◆ **Problem description**:
Among the entries that follow, count the lines that contain the word "etile" and say how many there are, writing nothing else.

Dataset records
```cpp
constexpr int PIPE_THREADS = 768;
template <int MODE, int NST> __global__ __launch_bounds__(PIPE_THREADS) void gemm_pipe_kernel(PipeParams P) {
  constexpr int NL = 4, PPL = 32 / NL;
  static_assert(NST >= 3, "ring depth");
  extern __shared__ __attribute__((aligned(16))) uint8_t smem[];
  u32x4 *ring = reinterpret_cast<u32x4 *>(smem);
  u32x4 *etile = ring + NST * PIPE_STAGE_CHUNKS;
  typedef __attribute__((address_space(1))) const void *gptr;
  typedef __attribute__((address_space(3))) void *lptr;

  const int tid = threadIdx.x, lane = tid & 63, wave = tid >> 6;
  const bool loader = wave >= 8;
  const int lw = wave - 8;
  const int fr = lane & 15, fg = lane >> 4;
  const int wm = (wave & 7) >> 2, wn = wave & 3;
  const int eslot = tid & 15, er0 = (tid & 511) >> 4;

  const bool grouped = gridDim.x % 8 == 0;
  const bool xmap = grouped && P.tiles_m % 8 == 0, pmap = grouped && !xmap;
  const int xcd = (int)blockIdx.x % 8;
  const int tmx = xmap ? P.tiles_m / 8 : P.tiles_m;
  const int npairs = P.tiles_n * P.splits;
  const int pairs_g = pmap ? (npairs - xcd + 7) / 8 : npairs;
  const int jobs_g = tmx * pairs_g;
  const int wg_l = grouped ? (int)blockIdx.x / 8 : (int)blockIdx.x;
  const int nwg_l = grouped ? (int)gridDim.x / 8 : (int)gridDim.x;
  const int tm_base = xmap ? xcd * tmx : 0;
  const int nj = (jobs_g - wg_l + nwg_l - 1) / nwg_l;
  if (nj <= 0)
    return;
  struct Job {
    int m0, n0, slice, ks0, nks;
  };
  auto decode = [&](int ord) {
    const int j = wg_l + ord * nwg_l;
    int slice, tm, tn;
    if (pmap) {
      const int pr = xcd + 8 * (j / tmx);
      tm = j % tmx;
      slice = pr % P.splits;
      tn = pr / P.splits;
    } else {
      slice = j % P.splits;
      const int t = j / P.splits;
      tm = tm_base + t % tmx;
      tn = t / tmx;
    }
    const int ks0 = (int)((long)slice * P.nstages / P.splits), ks1 = (int)((long)(slice + 1) * P.nstages / P.splits);
    return Job{tm * 128, tn * 128, slice, ks0, ks1 - ks0};
  };
  int G = 0;
#pragma nounroll
  for (int o = 0; o < nj; ++o)
    G += decode(o).nks;

  int cord = 0, ck = 0;
  Job cjob = decode(0);
  if (loader) {
    int pord = 0, pk = 0, pissued = 0, pbuf = 0;
    Job pjob = cjob;
    const bf16 *ps[PPL];
    auto set_src = [&]() {
#pragma unroll
      for (int q = 0; q < PPL; ++q) {
        const int wp = lw + NL * q, c = (wp & 15) * 64 + lane, r = c >> 3, sw = ((c & 7) ^ (r & 7)) * 8;
        ps[q] = wp < 16 ? P.A + (long)min(pjob.m0 + r, P.M - 1) * P.lda + (long)pjob.ks0 * 64 + sw
                        : P.B + (long)min(pjob.n0 + r, P.N - 1) * P.ldb + (long)pjob.ks0 * 64 + sw;
      }
    };
    set_src();
    auto issue = [&]() {
#pragma unroll
      for (int q = 0; q < PPL; ++q)
        __builtin_amdgcn_global_load_lds((gptr)(ps[q] + (long)pk * 64),
                                         (lptr)(ring + pbuf * PIPE_STAGE_CHUNKS + (lw + NL * q) * 64), 16, 0, 0);
      pbuf = pbuf + 1 == NST ? 0 : pbuf + 1;
      ++pissued;
      if (++pk == pjob.nks && ++pord < nj) {
        pjob = decode(pord);
        pk = 0;
        set_src();
      }
    };
    auto wait_stage_batches = [&](int batches) {
      switch (batches) {
      case 0: wait_vm<0>(); break;
      case 1: wait_vm<PPL>(); break;
      case 2: wait_vm<2 * PPL>(); break;
      default: wait_vm<(3 * PPL < 63 ? 3 * PPL : 63)>(); break;
      }
    };
#pragma nounroll
    for (int i = 0; i < NST && pissued < G; ++i)
      issue();
    wait_stage_batches(min(NST - 1, G - 1));
    __builtin_amdgcn_s_barrier();
#pragma nounroll
    for (int g = 0; g < G; ++g) {
      if (g + 1 < G)
        wait_stage_batches(min(NST - 2, G - 2 - g));
      __builtin_amdgcn_s_barrier();
      if (pissued < G)
        issue();
      if (++ck == cjob.nks) {
        if constexpr (MODE == 1) {
          __builtin_amdgcn_s_barrier();
          __builtin_amdgcn_s_barrier();
        }
        ck = 0;
        if (++cord < nj)
          cjob = decode(cord);
      }
    }
    return;
  }

  int cbuf = 0;
  auto read_a = [&](PipeFrags &f, int buf, int kc, int i) {
    const int r = wm * 64 + i * 16 + fr;
    f.a[kc][i] = ring[buf * PIPE_STAGE_CHUNKS + r * 8 + ((kc * 4 + fg) ^ (r & 7))];
  };
  auto read_b = [&](PipeFrags &f, int buf, int kc, int j) {
    const int r = wn * 32 + j * 16 + fr;
    f.b[kc][j] = ring[buf * PIPE_STAGE_CHUNKS + 1024 + r * 8 + ((kc * 4 + fg) ^ (r & 7))];
  };
  f32x4 acc[4][2];
  auto zero_acc = [&]() {
#pragma unroll
    for (int i = 0; i < 4; ++i)
#pragma unroll
      for (int j = 0; j < 2; ++j)
        acc[i][j] = f32x4{0.f, 0.f, 0.f, 0.f};
  };
  zero_acc();
  PipeFrags F0, F1;
  {
    __builtin_amdgcn_s_barrier();
#pragma unroll
    for (int kc = 0; kc < 2; ++kc) {
#pragma unroll
      for (int j = 0; j < 2; ++j)
        read_b(F0, 0, kc, j);
#pragma unroll
      for (int i = 0; i < 4; ++i)
        read_a(F0, 0, kc, i);
    }
    cbuf = 1;
  }

  auto stage = [&](int g, PipeFrags &cur, PipeFrags &nxt) {
    const bool has_next = g + 1 < G;
    asm volatile("s_waitcnt lgkmcnt(0)" ::: "memory");
    __builtin_amdgcn_s_barrier();
    __builtin_amdgcn_sched_barrier(0);
#pragma unroll
    for (int q = 0; q < 4; ++q) {
#pragma unroll
      for (int u = 0; u < 4; ++u) {
        const int kc = q >> 1, i = (q & 1) * 2 + (u >> 1), j = u & 1;
        Atom<bf16>::mma(cur.b[kc][j], cur.a[kc][i], acc[i][j]);
      }
      __builtin_amdgcn_sched_barrier(0);
      if (has_next) {
        const int kc = q >> 1, h = q & 1;
        read_b(nxt, cbuf, kc, h);
        read_a(nxt, cbuf, kc, 2 * h);
        read_a(nxt, cbuf, kc, 2 * h + 1);
      }
      __builtin_amdgcn_sched_barrier(0);
    }
    if (has_next)
      cbuf = cbuf + 1 == NST ? 0 : cbuf + 1;
    if constexpr (MODE == 1) {
      if (ck == 0) {
#pragma unroll
        for (int i = 0; i < 4; ++i) {
          const int r = er0 + 32 * i;
          const bf16 *src =
              P.gate + (long)min(cjob.m0 + r, P.M - 1) * P.N + min(cjob.n0 + ((eslot ^ (r & 15)) * 8), P.N - 8);
          __builtin_amdgcn_global_load_lds((gptr)src, (lptr)(etile + wave * 64 + 512 * i), 16, 0, 0);
        }
      }
    }
    if (++ck == cjob.nks) {
      const int mrow = cjob.m0 + wm * 64 + fr, ncol = cjob.n0 + wn * 32 + fg * 4;
      if constexpr (MODE == 0) {
        {
          float *out = P.out_f32 + (long)cjob.slice * P.M * P.N;
#pragma unroll
          for (int j = 0; j < 2; ++j) {
            const int n = ncol + j * 16;
            f32x4 b = {0.f, 0.f, 0.f, 0.f};
            if (cjob.slice == 0 && n < P.N)
              b = *reinterpret_cast<const f32x4 *>(P.bias + n);
#pragma unroll
            for (int i = 0; i < 4; ++i) {
              const int m = mrow + i * 16;
              if (m < P.M && n < P.N)
                *reinterpret_cast<f32x4 *>(out + (long)m * P.N + n) = acc[i][j] + b;
            }
          }
        }
      } else {
        wait_vm<0>();
        __builtin_amdgcn_s_barrier();
        {
          uint8_t *eb = reinterpret_cast<uint8_t *>(etile);
#pragma unroll
          for (int i = 0; i < 4; ++i)
#pragma unroll
            for (int j = 0; j < 2; ++j) {
              const int r = wm * 64 + i * 16 + fr, c = wn * 32 + j * 16 + fg * 4;
              u32x2 *p = reinterpret_cast<u32x2 *>(eb + r * 256 + (((c >> 3) ^ (r & 15)) * 16) + (c & 7) * 2);
              const u32x2 gt = *p;
              auto on = [](uint32_t w, int hi) {
                const uint32_t h = hi ? (w >> 16) : (w & 0xFFFFu);
                return (h & 0x7FFFu) != 0 && (h & 0x8000u) == 0;
              };
              const float v0 = on(gt[0], 0) ? acc[i][j][0] : 0.f, v1 = on(gt[0], 1) ? acc[i][j][1] : 0.f;
              const float v2 = on(gt[1], 0) ? acc[i][j][2] : 0.f, v3 = on(gt[1], 1) ? acc[i][j][3] : 0.f;
              typedef __attribute__((ext_vector_type(2))) __bf16 bf16x2;
              const bf16x2 lo = {(bf16)v0, (bf16)v1}, hi = {(bf16)v2, (bf16)v3};
              *p = u32x2{__builtin_bit_cast(uint32_t, lo), __builtin_bit_cast(uint32_t, hi)};
            }
          asm volatile("s_waitcnt lgkmcnt(0)" ::: "memory");
        }
        __builtin_amdgcn_s_barrier();
        {
#pragma unroll
          for (int i = 0; i < 4; ++i) {
            const int r = er0 + 32 * i, m = cjob.m0 + r, n = cjob.n0 + ((eslot ^ (r & 15)) * 8);
            const u32x4 v = etile[r * 16 + eslot];
            if (m < P.M && n < P.N)
              *reinterpret_cast<u32x4 *>(P.out_bf16 + (long)m * P.N + n) = v;
          }
        }
      }
      zero_acc();
      ck = 0;
      if (++cord < nj)
        cjob = decode(cord);
    }
  };

#pragma nounroll
  for (int g = 0; g < G; g += 2) {
    stage(g, F0, F1);
    if (g + 1 < G)
      stage(g + 1, F1, F0);
  }
}

}
```

Measured before the change: 1.516 million.

## Route bf16 FC weight-gradient through pipelined DMA GEMM with transposed LDS reads

Adds a MODE 2 path to the persistent pipelined GEMM kernel for the FC weight gradient (dh^T · a3). It loads K-major tiles with global-to-LDS DMA and uses ds_read_tr16 transposed LDS reads to build MFMA fragments. A separate small kernel reduces the bias gradient per split slice. The launch grid is also adjusted per XCD when the M-tile count is not a multiple of 8. The goal is to replace the generic wgrad kernel with the overlapped load/compute pipeline. In exchange it adds an extra bias kernel launch and scalar fp32 stores in the epilogue.

```diff
diff --git a/ale-libtorch-ppo_amd/csrc/gemm_launch.hip b/ale-libtorch-ppo_amd/csrc/gemm_launch.hip
--- a/ale-libtorch-ppo_amd/csrc/gemm_launch.hip
+++ b/ale-libtorch-ppo_amd/csrc/gemm_launch.hip
@@ -77,7 +77,11 @@
     once = true;
   }
   const int cus = pipe_cus() / 8 * 8, rounds = (P.njobs + cus - 1) / cus;
-  const int grid = P.njobs >= cus / 4 ? std::min(cus, ((P.njobs + rounds - 1) / rounds + 7) / 8 * 8) : std::min(P.njobs, cus);
+  int grid = P.njobs >= cus / 4 ? std::min(cus, ((P.njobs + rounds - 1) / rounds + 7) / 8 * 8) : std::min(P.njobs, cus);
+  if (MODE == 2 && P.tiles_m % 8 != 0 && P.njobs >= cus / 4) {
+    const int per_xcd = P.tiles_m * ((P.tiles_n * P.splits + 7) / 8), r = (per_xcd + cus / 8 - 1) / (cus / 8);
+    grid = 8 * ((per_xcd + r - 1) / r);
+  }
   hipLaunchKernelGGL((gemm_pipe_kernel<MODE, NST>), dim3(grid), dim3(PIPE_THREADS), sm, s, P);
 }
 static bool fc_dma() {
@@ -134,6 +138,52 @@
   P.out_bf16 = static_cast<bf16 *>(dz3);
   P.gate = static_cast<const bf16 *>(a3);
   launch_pipe<1, 4>(s, P);
+}
+__global__ __launch_bounds__(256) void fc_bias_grad_kernel(const bf16 *__restrict__ dh, float *__restrict__ sb, int H,
+                                                           int nstages, int cs) {
+  __shared__ float part[16][16];
+  const int c = threadIdx.x & 15, t = threadIdx.x >> 4, m = blockIdx.x * 16 + c, z = blockIdx.y;
+  const int g0 = z * cs, g1 = min(nstages, g0 + cs);
+  float bsum = 0.f;
+  for (int gb = g0; gb < g1; gb += 16) {
+    float st = 0.f;
+    if (gb + t < g1 && m < H) {
+      const bf16 *p = dh + (long)(gb + t) * 64 * H + m;
+      float v[64];
+#pragma unroll
+      for (int r = 0; r < 64; ++r)
+        v[r] = (float)p[(long)r * H];
+#pragma unroll
+      for (int r = 0; r < 64; ++r)
+        st += v[r];
+    }
+    part[t][c] = st;
+    __syncthreads();
+    if (t == 0)
+      for (int u = 0; u < 16 && gb + u < g1; ++u)
+        bsum += part[u][c];
+    __syncthreads();
+  }
+  if (t == 0 && m < H)
+    sb[(long)z * H + m] = bsum;
+}
+static void fc_wgrad_pipe(hipStream_t s, const void *dh, const void *a3, float *sw, float *sb, long ns, int H, int S) {
+  PipeParams P{};
+  P.A = static_cast<const bf16 *>(dh);
+  P.lda = H;
+  P.B = static_cast<const bf16 *>(a3);
+  P.ldb = FC_IN;
+  P.M = H;
+  P.N = FC_IN;
+  P.tiles_m = (H + 127) / 128;
+  P.tiles_n = (FC_IN + 127) / 128;
+  P.nstages = (int)(ns / 64);
+  P.splits = S;
+  P.njobs = P.tiles_m * P.tiles_n * S;
+  P.out_f32 = sw;
+  hipLaunchKernelGGL(fc_bias_grad_kernel, dim3((unsigned)((H + 15) / 16), (unsigned)S), dim3(256), 0, s, P.A, sb, H,
+                     P.nstages, (P.nstages + S - 1) / S);
+  launch_pipe<2, 4>(s, P);
 }
 template <class T>
 static void fc_fwd_t(hipStream_t s, const void *a3, const void *Wfc, const float *bfc, float *h, long ns, int H) {
@@ -452,6 +502,11 @@
   return (int)std::max<long>(1, std::min<long>(std::min(smax, MAXS_FC), ns / (4 * KP)));
 }
 int fc_wgrad(hipStream_t s, int prec, const void *dh, const void *a3, float *sw, float *sb, long ns, int H) {
+  const int S = fc_wgrad_slices(prec, ns);
+  if (prec == ALEPPO_BF16 && ns > 256 && ns % 64 == 0 && ns / 64 >= 4 * S && H % 64 == 0 && use_pipe()) {
+    fc_wgrad_pipe(s, dh, a3, sw, sb, ns, H, S);
+    return S;
+  }
   if (prec == ALEPPO_BF16)
     return fc_wgrad_t<bf16>(s, dh, a3, sw, sb, ns, H);
   return fc_wgrad_t<float>(s, dh, a3, sw, sb, ns, H);
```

◆ **Completed task**:
4